The road-building project in On Oc village was in many ways a model of community development work. It demonstrates what can be accomplished when there is close understanding between a community, a local NGO, and an international donor. Also, the district and commune authorities played positive roles.
In the whole process, the role of the On Oc village elder was very important. TEW staff believe that only traditional leaders and traditional customs are strong enough to protect natural resources. If TEW did not act to help Mr Lenh protect his community traditions, the result would have been very different. The men from Dat Viet company would never have explained the true outcome of the road, whereas TEW helped the villagers understand their options, and the consequences of their actions.

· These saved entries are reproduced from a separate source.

# um-dsrg/Super-Resolution-Meta-Attention-Networks

Measured on AMD Instinct MI355X. Metric: LR-patches/sec (128x128x3, x4) fwd+bwd, higher is better.
Workload: dtype f32

## Files before the change

super-resolution-meta-attention-networks_amd/csrc/wgrad3x3_mfma.hip:

```cpp
#include "sisr_common.h"
#include <string.h>
#include <stdlib.h>

#define WT_H 8
#define WT_W 32
#define WH_H (WT_H + 2)
#define WH_W (WT_W + 2)
#define WSTR 32
#define X_ITEMS (WH_H * WH_W * 8)
#define X_ITERS ((X_ITEMS + 255) / 256)
#define Y_ITEMS (WT_H * WT_W * 8)
#define Y_ITERS (Y_ITEMS / 256)
#define LDS_X (WH_H * WH_W * WSTR)
#define LDS_Y (WT_H * WT_W * WSTR)
#define SLAB (9 * 16 * 64)
#define WG_MAX_UNITS 64

struct WgradParams {
  const float* x;
  View xv;
  const float* dy;
  View yv;
  const float* dy_scale;
  const float* dy_shift;
// ... 100 lines not shown
          const int ghe = h0 - 1 + er;
          if (!interior && !refl) e = sisr_keep_if(e, ghe >= 0 && ghe < H && gwe >= 0 && gwe < W);
          if (tl < 160) *reinterpret_cast<f32x4*>(ldx + er * (WH_W * WSTR) + (eside ? WH_W - 1 : 0) * WSTR + ec4 * 4) = e;
        }
      }
    }
    __syncthreads();

#pragma unroll 1
    for (int r = 2 * wave; r < 2 * wave + 2; ++r) {
      const float* xa = ldx + (r * WH_W + kk) * WSTR + i;
      const float* yb = ldy + (r * WT_W + kk) * WSTR + i;
#pragma unroll 4
      for (int u = 0; u < 16; ++u) {
        const float bv = yb[u * 2 * WSTR];
        float av[9];
#pragma unroll
        for (int t = 0; t < 9; ++t) av[t] = xa[((t / 3) * WH_W + (t % 3) + 2 * u) * WSTR];
#pragma unroll
        for (int t = 0; t < 9; ++t) acc[t] = __builtin_amdgcn_mfma_f32_32x32x2f32(av[t], bv, acc[t], 0, 0, 0);
      }
    }
  }

  __syncthreads();
  float* red = lds;
  if (wave >= 2) {
#pragma unroll
    for (int t = 0; t < 9; ++t)
#pragma unroll
      for (int r = 0; r < 16; ++r) red[(wave - 2) * SLAB + (t * 16 + r) * 64 + lane] = acc[t][r];
  }
  __syncthreads();
  if (wave < 2) {
#pragma unroll
    for (int t = 0; t < 9; ++t)
#pragma unroll
      for (int r = 0; r < 16; ++r) acc[t][r] += red[wave * SLAB + (t * 16 + r) * 64 + lane];
  }
  __syncthreads();
  if (wave == 1) {
#pragma unroll
    for (int t = 0; t < 9; ++t)
#pragma unroll
      for (int r = 0; r < 16; ++r) red[(t * 16 + r) * 64 + lane] = acc[t][r];
  }
  if (do_bias) *reinterpret_cast<f32x4*>(red + SLAB + tid * 4) = bsum;
  __syncthreads();
  if (wave == 0) {
    float* out = p.slabs + ((long)blockIdx.x * nrows + blockIdx.y) * SLAB;
#pragma unroll
    for (int t = 0; t < 9; ++t)
#pragma unroll
      for (int r = 0; r < 16; ++r) out[(t * 16 + r) * 64 + lane] = acc[t][r] + red[(t * 16 + r) * 64 + lane];
  }
  if (do_bias && tid < 32) {
    float s = 0.f;
    const int c4 = tid >> 2, e = tid & 3;
    for (int k = 0; k < 32; ++k) s += red[SLAB + (k * 8 + c4) * 4 + e];
    p.bias_slabs[((long)blockIdx.x * p.cout_chunks * 2 + cq * 2 + coh) * 32 + tid] = s;
  }
}

__global__ __launch_bounds__(256, 2) void wgrad3x3_c64_kernel(WgradParams p) { wgrad3x3_c64_body(p); }
__global__ __launch_bounds__(256, 2) void wgrad3x3_c64_geo_kernel(WgradParams p) { wgrad3x3_c64_body<true>(p); }

#define WG_BATCH 8
struct WgradBatch {
  WgradParams job[WG_BATCH];
};
__global__ __launch_bounds__(256, 2) void wgrad3x3_c64_batch_kernel(WgradBatch bt) { wgrad3x3_c64_body(bt.job[blockIdx.z]); }
__global__ __launch_bounds__(256, 2) void wgrad3x3_c64_geo_batch_kernel(WgradBatch bt) { wgrad3x3_c64_body<true>(bt.job[blockIdx.z]); }

#define FW_X (WH_H * WH_W * 64)
#define FW_Y (WT_H * WT_W * 64)

template <bool GEO = false>
static __device__ __forceinline__ void wgrad3x3_c64_full_body(const WgradParams& p) {
  extern __shared__ __attribute__((aligned(16))) float lds[];
  float* ldx = lds;
  float* ldy = lds + FW_X;
  const int tid = threadIdx.x, lane = tid & 63, wave = tid >> 6;
  const int pair = blockIdx.y;
  const int cq = pair % p.cout_chunks, cc = pair / p.cout_chunks;
  const int cih = __builtin_amdgcn_readfirstlane(wave >> 1), coh = __builtin_amdgcn_readfirstlane(wave & 1);
  const int i = lane & 31, kk = lane >> 5;
  const int H = p.H, W = p.W;
  const bool do_bias = p.bias_slabs && cc == 0;
  const bool affine = p.dy_scale != nullptr || p.dy_shift != nullptr;
  const int Cout = p.cout_chunks * 64;

  f32x16 acc[9];
#pragma unroll
  for (int t = 0; t < 9; ++t) acc[t] = (f32x16){0};
  f32x4 bsa = {0.f, 0.f, 0.f, 0.f}, bsb = bsa;

  const int tiles_per_img = p.tiles_w * p.tiles_h;
  const int total = tiles_per_img * p.B;
  int t_begin = blockIdx.x, t_end = total, t_step = p.S;
  if ((p.S & 7) == 0) {
    const int xcd = blockIdx.x & 7, idx = blockIdx.x >> 3, per = (total + 7) >> 3;
    t_begin = xcd * per + idx;
    t_end = min(total, (xcd + 1) * per);
    t_step = p.S >> 3;
  }
  struct Stage {
    f32x4 x[WH_H][2];
    f32x4 xe[2];
    f32x4 y[WT_H][2];
  };
  Stage st;
  const int c8 = tid & 7, pcol = tid >> 3;
  const int eidx = tid % 160, er = eidx >> 4, eside = (eidx >> 3) & 1, ec8 = eidx & 7;
  auto decode = [&](int tile, int& b, int& h0, int& w0) {
    b = tile / tiles_per_img;
    const int tr = tile - b * tiles_per_img;
    const int th = tr / p.tiles_w;
    h0 = th * WT_H;
    w0 = (tr - th * p.tiles_w) * WT_W;
  };
  const bool refl = GEO && p.geo_reflect;
  const int gup = GEO ? p.geo_up : 0, ysub = GEO ? p.geo_ysub : 0;
  auto xpix = [&](int g, int n) {
    if (refl) g = g < 0 ? -g : (g >= n ? 2 * n - 2 - g : g);
    return min(max(g, 0), n - 1) >> gup;
  };
  auto issue = [&](int tile) {
    int b, h0, w0;
    decode(tile, b, h0, w0);
    const sisr_rsrc_t rx = sisr_rsrc(p.x + (long)b * p.xv.sB + p.xv.chunk(cc));
    const sisr_rsrc_t ry = sisr_rsrc(p.dy + (long)b * p.yv.sB + p.yv.chunk(cq));
    const unsigned vx = (unsigned)(xpix(w0 + pcol, W) * (int)p.xv.sW + c8 * 8) * 4u;
    const unsigned vy = (unsigned)((min(w0 + pcol, W - 1) >> ysub) * (int)p.yv.sW + c8 * 8) * 4u;
#pragma unroll
    for (int r = 0; r < WH_H; ++r) {
      const unsigned so = (unsigned)(xpix(h0 - 1 + r, H) * (int)p.xv.sH) * 4u;
      st.x[r][0] = sisr_buf_load4(rx, vx, so);
      st.x[r][1] = sisr_buf_load4(rx, vx + 16u, so);
    }
    {
      const int gwe = xpix(eside ? w0 + WT_W : w0 - 1, W);
      const unsigned ve = (unsigned)(xpix(h0 - 1 + er, H) * (int)p.xv.sH + gwe * (int)p.xv.sW + ec8 * 8) * 4u;
      st.xe[0] = sisr_buf_load4(rx, ve, 0u);
      st.xe[1] = sisr_buf_load4(rx, ve + 16u, 0u);
    }
#pragma unroll
    for (int r = 0; r < WT_H; ++r) {
      const unsigned so = (unsigned)((min(h0 + r, H - 1) >> ysub) * (int)p.yv.sH) * 4u;
      st.y[r][0] = sisr_buf_load4(ry, vy, so);
      st.y[r][1] = sisr_buf_load4(ry, vy + 16u, so);
    }
  };
  auto commit = [&](int tile) {
    int b, h0, w0;
    decode(tile, b, h0, w0);
    const bool interior = !ysub && h0 >= 1 && h0 + WT_H + 1 <= H && w0 >= 1 && w0 + WT_W + 1 <= W;
    const bool okc = w0 + pcol < W;
    const bool oky = okc && !(ysub && ((w0 + pcol) & 1));
    float* lx = ldx + (pcol + 1) * 64 + c8 * 8;
    if (!interior && !refl) {
#pragma unroll
      for (int r = 0; r < WH_H; ++r) {
        const int gh = h0 - 1 + r;
        const bool ok = gh >= 0 && gh < H && okc;
        st.x[r][0] = sisr_keep_if(st.x[r][0], ok);
        st.x[r][1] = sisr_keep_if(st.x[r][1], ok);
      }
      const int gwe = eside ? w0 + WT_W : w0 - 1, ghe = h0 - 1 + er;
      const bool oke = ghe >= 0 && ghe < H && gwe >= 0 && gwe < W;
      st.xe[0] = sisr_keep_if(st.xe[0], oke);
      st.xe[1] = sisr_keep_if(st.xe[1], oke);
    }
#pragma unroll
    for (int r = 0; r < WH_H; ++r) {
      *reinterpret_cast<f32x4*>(lx + r * (WH_W * 64)) = st.x[r][0];
      *reinterpret_cast<f32x4*>(lx + r * (WH_W * 64) + 4) = st.x[r][1];
    }
    if (tid < 160) {
      float* le = ldx + (er * WH_W + (eside ? WH_W - 1 : 0)) * 64 + ec8 * 8;
      *reinterpret_cast<f32x4*>(le) = st.xe[0];
      *reinterpret_cast<f32x4*>(le + 4) = st.xe[1];
    }
    if (affine) {
      f32x4 s4a = {1.f, 1.f, 1.f, 1.f}, s4b = s4a, t4a = {0.f, 0.f, 0.f, 0.f}, t4b = t4a;
      if (p.dy_scale) {
        const float* sp = p.dy_scale + (long)b * Cout + cq * 64 + c8 * 8;
        s4a = *reinterpret_cast<const f32x4*>(sp);
        s4b = *reinterpret_cast<const f32x4*>(sp + 4);
      }
      if (p.dy_shift) {
        const float* tp = p.dy_shift + (long)b * Cout + cq * 64 + c8 * 8;
        t4a = *reinterpret_cast<const f32x4*>(tp);
        t4b = *reinterpret_cast<const f32x4*>(tp + 4);
      }
#pragma unroll
      for (int r = 0; r < WT_H; ++r) {
        st.y[r][0] = st.y[r][0] * s4a + t4a;
        st.y[r][1] = st.y[r][1] * s4b + t4b;
      }
    }
    if (!interior) {
#pragma unroll
      for (int r = 0; r < WT_H; ++r) {
        const bool ok = oky && (h0 + r < H) && !(ysub && ((h0 + r) & 1));
        st.y[r][0] = sisr_keep_if(st.y[r][0], ok);
        st.y[r][1] = sisr_keep_if(st.y[r][1], ok);
      }
    }
    float* ly = ldy + pcol * 64 + c8 * 8;
#pragma unroll
    for (int r = 0; r < WT_H; ++r) {
      *reinterpret_cast<f32x4*>(ly + r * (WT_W * 64)) = st.y[r][0];
      *reinterpret_cast<f32x4*>(ly + r * (WT_W * 64) + 4) = st.y[r][1];
    }
    if (do_bias) {
#pragma unroll
      for (int r = 0; r < WT_H; ++r) {
        bsa += st.y[r][0];
        bsb += st.y[r][1];
      }
    }
  };

  if (t_begin < t_end) {
    issue(t_begin);
    commit(t_begin);
  }
  __syncthreads();
  for (int tile = t_begin; tile < t_end; tile += t_step) {
    const bool has_next = tile + t_step < t_end;
    if (has_next) issue(tile + t_step);
    {
      const float* xa = ldx + kk * 64 + cih * 32 + i;
      const float* yb = ldy + kk * 64 + coh * 32 + i;
      float bv = yb[0], av[9];
#pragma unroll
      for (int t = 0; t < 9; ++t) av[t] = xa[((t / 3) * WH_W + (t % 3)) * 64];
#pragma unroll 1
      for (int r = 0; r < WT_H; ++r) {
        const int rn = r + 1 < WT_H ? 1 : 0;
        const float* xn = xa + rn * (WH_W * 64);
        const float* yn = yb + rn * (WT_W * 64);
#pragma unroll
        for (int u = 0; u < 16; ++u) {
          float bn, an[9];
          if (u < 15) {
            bn = yb[(u + 1) * 2 * 64];
#pragma unroll
            for (int t = 0; t < 9; ++t) an[t] = xa[((t / 3) * WH_W + (t % 3) + 2 * (u + 1)) * 64];
          } else {
            bn = yn[0];
#pragma unroll
            for (int t = 0; t < 9; ++t) an[t] = xn[((t / 3) * WH_W + (t % 3)) * 64];
          }
          __builtin_amdgcn_sched_barrier(0);
#pragma unroll
          for (int t = 0; t < 9; ++t) acc[t] = __builtin_amdgcn_mfma_f32_32x32x2f32(av[t], bv, acc[t], 0, 0, 0);
          __builtin_amdgcn_sched_barrier(0);
          bv = bn;
#pragma unroll
          for (int t = 0; t < 9; ++t) av[t] = an[t];
        }
        xa = xn;
        yb = yn;
      }
    }
    __syncthreads();
    if (has_next) {
      commit(tile + t_step);
      __syncthreads();
    }
  }

  {
    float* out = p.slabs + ((long)blockIdx.x * ((long)gridDim.y * 4) + pair * 4 + cih * 2 + coh) * SLAB;
#pragma unroll
    for (int t = 0; t < 9; ++t)
#pragma unroll
      for (int r = 0; r < 16; ++r) out[(t * 16 + r) * 64 + lane] = acc[t][r];
  }
  if (do_bias) {
    __syncthreads();
    float* red = lds;
    *reinterpret_cast<f32x4*>(red + tid * 8) = bsa;
    *reinterpret_cast<f32x4*>(red + tid * 8 + 4) = bsb;
    __syncthreads();
    if (tid < 64) {
      const int cc8 = tid >> 3, e = tid & 7;
      float s = 0.f;
      for (int k = 0; k < 32; ++k) s += red[(k * 8 + cc8) * 8 + e];
      p.bias_slabs[((long)blockIdx.x * p.cout_chunks + cq) * 64 + tid] = s;
    }
  }
}
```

The donor, ICCO, also displayed a great deal of flexibility. ICCO does not normally fund infrastructure projects. But Kees de Ruiter says it was easy to understand why the villagers needed the road: “You can’t protect a forest by building a wall around it; you can’t be too dogmatic,” he says. “The road was very cheap compared to similar projects, with a high degree of participation.”
After the road was finished, the On Oc villagers began to grow a great deal more corn. Using a new type of seed, they grew the corn on flat land previously used for dry rice that had very low yields. The village elder maintains the no forest has been cut down to make way for corn fields. In fact, he says old corn fields on the hills were replaced with community forests - so the road has indirectly increased the area of forest around the village.
Many families now have motorbikes and improved housing, and hunger has almost disappeared. But Lenh doesn’t like to talk about these improvements too much. When asked how the road has changed his community, he just laughs: “TEW should come and do an evaluation,” he says, “because if I talk about the changes I’ll sound too proud!”
‘Nao Song’ is a very important traditional customs in spiritual life of H’mong people. Elders discuss together about traditional education, moral norms, good traditional customs, that should be transferred to young generation, such as behaviour towards forest and natural resources. This reminds every generations in the community the way to behave with each other, mutual help, development together. Unsuitable regulations, customary law should be reviewed, adjusted. The elders also discuss and decide on training and selection of new village elders, solution of education for children, maintainance of order and security in H’mong communities, rectifying error, implementation of state policies.